The only way that i would smoke captain black is if I was in prison, and thats all I could get.


----------



## Craig

Depends on your definition of cheap...most malls will have some sort of tobbaconist and they'll have a jar of relatively inexpensive pipes. I bought mine for $15-$20.00

I first bought a corn cobb pipe for $2.99 to make sure I actually enjoyed it. Corn cobb's aren't great, but it's a cheap way to get started.
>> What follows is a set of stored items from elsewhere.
__device__ __forceinline__ uint2 alpha_block(const int (&a)[16])
{
    int lo = a[0], hi = a[0];
#pragma unroll
    for (int i = 1; i < 16; i++) {
        lo = min(lo, a[i]);
        hi = max(hi, a[i]);
    }
    const int a0 = hi, a1 = lo;
    unsigned lo24 = 0, hi24 = 0;
    if (a0 != a1) {
        const int d = a0 - a1;
        unsigned q = (unsigned)(524288.0f * __builtin_amdgcn_rcpf((float)d));
        const int rem = 524288 - (int)__umul24(q, (unsigned)d);
        q += (rem >= d ? 1u : 0u) - (rem < 0 ? 1u : 0u);
        const unsigned m = q + 1u;
        const int neg_m14 = -(int)(14u * m);
        const int start = mad24(a0, (int)(14u * m), (int)__umul24((unsigned)max(d - 6, 0), m)) + (1 << 20);
#pragma unroll
        for (int i = 0; i < 16; i++) {
            const unsigned r1 = (unsigned)mad24(a[i], neg_m14, start) >> 20;
            if (i < 8)
                lo24 = __builtin_amdgcn_alignbit(r1, lo24, 3);
            else
                hi24 = __builtin_amdgcn_alignbit(r1, hi24, 3);
        }
        lo24 = ramp_codes(lo24 >> 8);
        hi24 = ramp_codes(hi24 >> 8);
    }
    const unsigned long long bits = (unsigned long long)lo24 | ((unsigned long long)hi24 << 24);
    const unsigned long long v = (unsigned long long)(unsigned)a0 | ((unsigned long long)(unsigned)a1 << 8) | (bits << 16);
    return make_uint2((unsigned)v, (unsigned)(v >> 32));
}

struct projection {
    unsigned adir;
    unsigned flip;
    int start;
    int top;
    unsigned m24;
};

__device__ __forceinline__ unsigned index_scale(unsigned len2)
{
    unsigned m = (unsigned)(50331648.0f * __builtin_amdgcn_rcpf((float)len2));
    const int rem = (int)(50331648u - m * len2);
    m += (rem >= (int)len2 ? 1u : 0u) - (rem < 0 ? 1u : 0u);
    return m;
}

template <int CHANNELS = 3>
__device__ __forceinline__ projection make_projection(unsigned p0, unsigned p1)
{
    projection pr;
    int dir[CHANNELS];
    unsigned adir = 0, flip = 0;
    int neg = 0, base = 0;
#pragma unroll
    for (int c = 0; c < CHANNELS; c++) {
        const int a = (int)((p0 >> (8 * c)) & 255u), b = (int)((p1 >> (8 * c)) & 255u);
        dir[c] = a - b;
        const int ad = abs(dir[c]);
        adir |= (unsigned)ad << (8 * c);
        flip |= (dir[c] < 0 ? 0xFFu : 0u) << (8 * c);
        neg += dir[c] < 0 ? ad : 0;
        base = mad24(b, dir[c], base);
    }
    const unsigned len2 = __builtin_amdgcn_udot4(adir, adir, 0u, false);
    const unsigned sixth = __umulhi(len2, 0xAAAAAAABu) >> 2;
    pr.adir = adir;
    pr.flip = flip;
    pr.start = (int)sixth - base - 255 * neg;
    pr.top = (int)(len2 + sixth);
    pr.m24 = index_scale(len2);
    return pr;
}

I bet Walmart would have those around their pipe tobacco.


----------



## kvanlaan

1 cob corn, 1 length balsa or other low-density wood dowel less than 1 cm in diameter, 1 length thick steel wire (or drill with long, narrow bit)

Heat wire to red hot, bore hole through length of dowel, ream out top 3/4 of 2" section of cob, cut hole in side of cob near bottom same diameter as dowel, insert dowel near bottom of cob. 

Fill with Cap'n Black (or Drum if you want to get real classy like), put on beaten straw hat, overalls, and knock out half your teeth so you can sit on front porch and look really authentic.

Voila, cheap pipe!


----------



## Craig

Leave it to a Dutchman to out-cheap me


----------



## Augusta

kvanlaan said:


> 1 cob corn, 1 length balsa or other low-density wood dowel less than 1 cm in diameter, 1 length thick steel wire (or drill with long, narrow bit)
> 
> Heat wire to red hot, bore hole through length of dowel, ream out top 3/4 of 2" section of cob, cut hole in side of cob near bottom same diameter as dowel, insert dowel near bottom of cob.
> 
> Fill with Cap'n Black (or Drum if you want to get real classy like), put on beaten straw hat, overalls, and knock out half your teeth so you can sit on front porch and look really authentic.
> 
> Voila, cheap pipe!



This is exactly what my Mom and her brothers and sisters used to do.   

And that brass pipe picture was a gut-buster!!


----------



## kvanlaan

> Leave it to a Dutchman to out-cheap me



Yep, don't even bother trying...

Unless, of course, you want to scrounge the doweling and pick a cob out of the trash. In that case, you've out-cheaped me!


----------



## G.Wetmore

joshua said:


> Have you ever tried Sangria in your pipe, Sir? (Tobacco, not wine)
> 
> It's one of my favorite kinds of pipe tobacco.



No, I've never heard of it. Who makes it?

I usually smoke various McClelland blends, and quite a few others. But my cheaper bulk tobacco is Peter Stokkebye luxury navy flake. It is a virginia flake that has just a bit of perique in it. You can buy it bulk for really cheap and it's great tobacco.


----------



## SoldierOfTheRock

You know... if I didnt figure I would mame myself in the process I might actually make one. I will check for the ol' corncob pipe... 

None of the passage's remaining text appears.